Como de costumbre no conozco de nada al pintor aunque sea de mi pueblo, debe ser que no me muevo por ambientes artísticos, pero bueno tened esto como apuntes de un espectador despistado e ignorante. Como dijo un amigo mío el otro día “soy de los que cuando le preguntan qué es el arte, contesta joderse de frio”.

Si queréis saber más, os dejo esta explicación que hacen autor y arquitecto de la obra en un video de youtube.

Os pongo también enlace a otras de obras del pintor y a estas otras (vi un blog con unos cuadros suyos de La magdalena pero no la encuentro, si alguien me da la pista se lo agradezco)

 

miércoles, 3 de diciembre de 2014

El quinto párrafo de un relato par.

Noviembre siempre esconde un reflujo de rencor en sus entrañas, es un mes feo, de intermedio, de un gris intenso y cerrado que antecede a los copos de nieve. Las palabras salen torcidas, sin hacer, como el pan blancuzco y crudo antes de hornearse; es un mes de compromiso como un beso corrido a modo de despedida. Los versos salen enripiados, los amores misioneros y los cuentos se encasquillan sin encontrar final llenando folios y folios de frases borrachas que empiezan por “yo” y terminan en ninguna parte.
No puedo dejar de escribir triste o más bien cansado, no puedo dejar de empujar los pensamientos hacia afuera con un esfuerzo de parturienta en cada palabra. No puedo recitar sino en ese tono irrelevante que tienen los políticos descreídos, los opositores de judicaturas en el quinto repaso, las putas de madrugada jurándote amor eterno, las memorias de actuación de fundaciones con patronos jubilados. Y quizá sea eso lo que más me molesta, que este noviembre me haya robado hasta las ganas de contar.
Se me nota, lo sé, que sonrío a la fuerza, que mis sueños son de plástico, que como están a medio dormir se despiertan vivos y luego me atosigan toda la mañana.

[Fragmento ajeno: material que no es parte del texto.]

class EncoderLayerParams(C.Structure):
    _fields_ = [("struct_size", C.c_size_t)] + [(n, C.c_void_p) for n in (
        "in_proj_w", "in_proj_b", "out_proj_w", "out_proj_b", "norm1_w", "norm1_b",
        "linear1_w", "linear1_b", "linear2_w", "linear2_b", "norm2_w", "norm2_b",
        "in_proj_p3", "out_proj_p3", "linear1_p3", "linear2_p3",
        "in_proj_h2", "out_proj_h2", "linear1_h2", "linear2_h2")]

    def __init__(self, *a, **kw):
        super().__init__(*a, **kw)
        self.struct_size = C.sizeof(EncoderLayerParams)
# ... 71 lines not shown
    "ocv_bin_head_partials_bytes": (C.c_size_t, [C.c_int, C.c_int]),
    "ocv_bin_head_folded_ws_fwd": (C.c_int, [_f32p, C.c_int, _f32p, _f32p, _f32p, _f32p, C.c_int, C.c_int, C.c_int, C.c_int,
                                             C.c_void_p, C.c_size_t, _stream]),
    "ocv_bin_head_stats_partials_bytes": (C.c_size_t, [C.c_int, C.c_int]),
    "ocv_bin_head_folded_stats_fwd": (C.c_int, [_f32p, C.c_int, _f32p, _f32p, _f32p, _f32p, C.c_int, C.c_int, C.c_int, C.c_int,
                                                C.c_void_p, C.c_size_t, _f32p, _f32p, _stream]),
    "ocv_bin_head_fwd": (C.c_int, [_f32p, C.c_int, _f32p, C.c_long, C.c_int, _f32p, _f32p, _f32p, _f32p, C.c_int, C.c_int,
                                   C.c_int, C.c_int, C.c_int, C.c_void_p, C.c_size_t, _stream]),
    "ocv_depthwise_conv_fwd": (C.c_int, [_f32p, _f32p, _f32p, _f32p] + [C.c_int] * 11 + [_stream]),
    "ocv_depthwise_set_dispatch": (C.c_int, [C.c_int]),
    "ocv_depthwise_sum_tiles": (C.c_int, [C.c_int] * 6),
    "ocv_depthwise_conv_nhwc_sum_fwd": (C.c_int, [_f32p] * 5 + [C.c_int] * 10 + [_stream]),
    "ocv_se_gate_partials_fwd": (C.c_int, [_f32p, C.c_int, C.c_long, _f32p, _f32p, _f32p, _f32p, _f32p, _f32p, C.c_int,
                                           C.c_int, C.c_int, _stream]),
    "ocv_depth_metrics_workspace_bytes": (C.c_size_t, [C.c_int] * 3),
    "ocv_depth_metrics_fwd": (C.c_int, [_f32p, _f32p, C.c_int, C.c_int, _f32p, C.c_int, C.c_int, C.c_float, C.c_float] + [C.c_int] * 4 +
                              [C.c_long, _f32p, C.c_int, C.c_void_p, C.c_size_t, _stream]),
    "ocv_depth_metrics_loss_workspace_bytes": (C.c_size_t, [C.c_int] * 4),
    "ocv_depth_metrics_loss_fwd": (C.c_int, [_f32p, _f32p, C.c_int, C.c_int, _f32p, C.c_int, C.c_int, C.c_float, C.c_float] + [C.c_int] * 4 +
                                   [_f32p, C.c_int, C.c_long, _f32p, _f32p, C.c_int, C.c_void_p, C.c_size_t, _stream]),
    "ocv_frame_ingest_fwd": (C.c_int, [_u8p, C.c_long, C.c_long, C.c_int, C.c_int, C.c_int, C.c_int, _f32p, _f32p, C.c_int, C.c_int, C.c_int,
                                       C.c_int, C.c_long, _stream]),
    "ocv_depth_ingest_fwd": (C.c_int, [C.c_void_p, C.c_long, C.c_long, C.c_int, C.c_int, C.c_int, C.c_int, C.c_float, _f32p, C.c_int, C.c_int,
                                       C.c_int, _stream]),
    "ocv_depth_finalize_fwd": (C.c_int, [_f32p, _f32p, C.c_int, C.c_int, C.c_float, C.c_float, C.c_int, C.c_int, _f32p, C.c_void_p, C.c_float,
                                         _u8p, _u8p, C.c_float, C.c_float, C.c_int, _stream]),
    "ocv_depth_finalize_stats_fwd": (C.c_int, [_f32p] * 6 + [C.c_int, C.c_int, C.c_float, C.c_float, C.c_int, C.c_int, _f32p, _f32p, C.c_int,
                                               _stream]),
    "ocv_object_depth_fwd": (C.c_int, [_f32p, _f32p, _f32p, C.c_long, C.c_void_p, C.c_int, C.c_int, C.c_int, C.c_int, C.c_float,
                                       C.POINTER(C.c_double), C.c_int, _f32p, _stream]),
    "ocv_object_metrics_workspace_bytes": (C.c_size_t, [C.c_int] * 3),
    "ocv_object_metrics_fwd": (C.c_int, [_f32p, _f32p, C.c_int, C.c_int, _f32p, C.c_int, C.c_int, C.c_float, C.c_float] + [C.c_int] * 4 +
                               [_f32p, C.c_long, C.c_void_p, C.c_int, C.c_int, C.c_float, _f32p, _f32p, C.c_void_p, C.c_size_t, _stream]),
    "ocv_depth_unproject_workspace_bytes": (C.c_size_t, [C.c_int] * 5),
    "ocv_depth_unproject_fwd": (C.c_int, [_f32p, _f32p, _f32p, _f32p, _u8p, C.c_long, C.c_long] + [C.c_int] * 9 + [C.c_float] * 4 +
                                [C.c_int, _f32p, C.c_void_p, C.c_void_p, C.c_void_p, C.c_void_p, C.c_size_t, _stream]),
    "ocv_conv3x3_few_channels_fwd": (C.c_int, [_f32p, C.c_long, C.c_long, C.c_long, C.c_long, _f32p, _f32p] + [C.c_int] * 5 + [_stream]),
    "ocv_stem_conv_fwd": (C.c_int, [_f32p, _f32p, _f32p, _f32p] + [C.c_int] * 12 + [_stream]),
    "ocv_pointwise_packed_weight_elems": (C.c_size_t, [C.c_int, C.c_int]),
    "ocv_pointwise_split_set_dispatch": (C.c_int, [C.c_int, C.c_int, C.c_int]),
    "ocv_pointwise_conv_nhwc_split_fwd": (C.c_int, [_f32p, _f32p, C.c_int, C.c_void_p, _f32p, _f32p, _f32p,
                                                    C.c_long, C.c_int, C.c_int, C.c_int, C.c_void_p]),
    "ocv_pointwise_conv_nhwc_fwd": (C.c_int, [_f32p, _f32p, C.c_int, _f32p, _f32p, _f32p, _f32p, C.c_long, C.c_int, C.c_int,
                                              C.c_int, _stream]),
    "ocv_depthwise_conv_nhwc_fwd": (C.c_int, [_f32p, _f32p, _f32p, _f32p] + [C.c_int] * 11 + [_stream]),
    "ocv_channel_mean_workspace_bytes": (C.c_size_t, [C.c_int, C.c_int, C.c_long]),
    "ocv_channel_mean_nhwc_fwd": (C.c_int, [_f32p, _f32p, C.c_int, C.c_int, C.c_long, C.c_void_p, C.c_size_t, _stream]),
    "ocv_se_gate_fwd": (C.c_int, [_f32p] * 7 + [C.c_int] * 3 + [_stream]),
    "ocv_conv_nhwc_fwd": (C.c_int, [_f32p, C.c_int, _f32p, C.c_int, C.c_void_p, C.c_void_p, _f32p, _f32p, _f32p] +
                          [C.c_int] * 6 + [_stream]),
    "ocv_conv3x3_nhwc_strided_fwd": (C.c_int, [_f32p, C.c_int, C.c_void_p, C.c_void_p, _f32p, _f32p, _f32p] + [C.c_int] * 10 + [_stream]),
    "ocv_conv_nhwc_exact_fwd": (C.c_int, [_f32p, C.c_int, _f32p, C.c_int, _f32p, _f32p, _f32p, _f32p] + [C.c_int] * 6 + [_stream]),
    "ocv_mbconv_expand_dw_tiles": (C.c_int, [C.c_int] * 4),
    "ocv_mbconv_expand_dw_fwd": (C.c_int, [_f32p, C.c_void_p, _f32p, _f32p, _f32p, _f32p, _f32p] + [C.c_int] * 11 + [_stream]),
    "ocv_regressor_bins_fwd": (C.c_int, [_f32p, C.c_long, _f32p, _f32p, _f32p, _f32p, _f32p, _f32p, C.c_int, C.c_int, C.c_int, C.c_int, C.c_float,
                                         C.c_int, C.c_float, C.c_float, _f32p, _f32p, _f32p, C.c_int, _stream]),
    "ocv_bin_edges_fwd": (C.c_int, [_f32p, C.c_int, C.c_float, C.c_float, _f32p, _f32p, _f32p, C.c_int, C.c_int, _stream]),
    "ocv_object_tokens_pad_fwd": (C.c_int, [_f32p, C.c_void_p, C.c_float, _f32p, _u8p, C.c_int, C.c_int, C.c_int, _stream]),
    "ocv_object_front_pad_fwd": (C.c_int, [_f32p, C.c_void_p, C.c_int, C.c_int, C.c_float, _f32p, _u8p] + [C.c_int] * 4 + [_stream]),
    "ocv_object_frontend_fwd": (C.c_int, [_f32p, C.c_long, C.c_void_p, C.c_void_p, C.c_int, C.c_int, C.c_void_p, C.c_int, C.c_void_p, C.c_void_p,
                                          C.c_int, C.c_void_p, C.c_int, C.POINTER(C.c_float), C.c_int, C.c_int, C.c_float, _f32p, C.c_long,
                                          C.c_long, _f32p, C.c_long, C.c_long, C.c_void_p, C.c_int, C.c_void_p, C.c_void_p, _u8p, _stream]),
    "ocv_split_act_elems": (C.c_size_t, [C.c_int] * 4),
    "ocv_conv_nhwc_split_fwd": (C.c_int, [C.c_void_p, C.c_int, C.c_void_p, C.c_void_p, _f32p, _f32p, _f32p, C.c_void_p]
                                + [C.c_int] * 6 + [_stream]),
    "ocv_conv_nhwc_split_workspace_bytes": (C.c_size_t, [C.c_int] * 6),
    "ocv_conv_nhwc_split_ws_fwd": (C.c_int, [C.c_void_p, C.c_int, C.c_void_p, C.c_void_p, _f32p, _f32p, _f32p, C.c_void_p]
                                   + [C.c_int] * 6 + [C.c_void_p, C.c_size_t, _stream]),
    "ocv_conv_nhwc_split_x_fwd": (C.c_int, [C.c_void_p, C.c_int, C.c_void_p, C.c_void_p, _f32p, C.c_int, _f32p, _f32p, _f32p, C.c_void_p]
                                  + [C.c_int] * 6 + [C.c_void_p, C.c_size_t, _stream]),
    "ocv_conv3x3_packed_taps_k": (C.c_int, [C.c_int]),
    "ocv_conv3x3_halo_supported": (C.c_int, [C.c_int] * 5),
    "ocv_conv3x3_halo_lds_bytes": (C.c_size_t, []),
    "ocv_conv3x3_set_dispatch": (C.c_int, [C.c_int]),
    "ocv_conv3x3_last_kernel": (C.c_int, []),
    "ocv_conv3x3_split_packed_taps_fwd": (C.c_int, [C.c_void_p, C.c_int, C.c_void_p, C.c_void_p, _f32p, C.c_int, _f32p, _f32p, _f32p, C.c_void_p]
                                          + [C.c_int] * 5 + [_stream]),
    "ocv_upsample_concat_split_x_fwd": (C.c_int, [_f32p, C.c_int, C.c_int, C.c_int, _f32p, C.c_int, C.c_void_p, C.c_int,
                                                  C.c_int, C.c_int, C.c_int, _stream]),
    "ocv_tap_interp_combine_x_fwd": (C.c_int, [_f32p, C.c_int, C.c_int, C.c_int, _f32p, _f32p, _f32p, _f32p, C.c_void_p] + [C.c_int] * 6 + [_stream]),
    "ocv_pos_grid_sample_fwd": (C.c_int, [_f32p, C.c_int, C.c_int, C.c_int, _f32p, C.c_int, C.c_int, C.c_int, C.c_float, C.c_float,
                                          C.c_int, _f32p, _f32p, _stream]),
    "ocv_conv3x3_winograd43_workspace_bytes": (C.c_size_t, [C.c_int] * 5),
    "ocv_conv3x3_winograd43_split_fwd": (C.c_int, [C.c_void_p, C.c_int, C.c_void_p, C.c_void_p, _f32p, _f32p, _f32p, _f32p, C.c_void_p] + [C.c_int] * 6 +
                                         [C.c_void_p, C.c_size_t, _stream]),
    "ocv_tap_interp_supported": (C.c_int, [C.c_int] * 5),
    "ocv_tap_interp_staging_rounds": (C.c_int, [C.c_int] * 4),
    "ocv_tap_interp_combine_fwd": (C.c_int, [_f32p, C.c_int, C.c_int, C.c_int, _f32p, _f32p, _f32p, _f32p, C.c_void_p] + [C.c_int] * 5 + [_stream]),
    "ocv_upsample_concat_split_fwd": (C.c_int, [_f32p, C.c_int, C.c_int, C.c_int, _f32p, C.c_int, C.c_void_p,
                                                C.c_int, C.c_int, C.c_int, _stream]),
}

De habitual duermo poco, pero con muchas ganas y si mis noches tienen sobrealiento, como ahora, se me hunde la mirada en lo más profundo y la sonrisa sale gastada.
Y así pasa el mes escondiendo la desidia tras el alcohol y el sexo forzado; así pasa el mes lleno de la hojarasca que preludia el frio; así pasa el mes abreviando los entretiempos con salmodias en informes ilegibles y tablas de sumatorios cruzados. Así pasa el mes buscando el mar en esta playa de tierra adentro sin navegantes ni polizones, sin jarcias que tensar, sin cofas que permitan avistar islas nuevas, tan solo anclados con maromas de cuerda gruesa al fondo abisal de lo cotidiano.
En fin, ni siquiera soy capaz de rellenar este quinto párrafo para impedir que esto termine en relato par.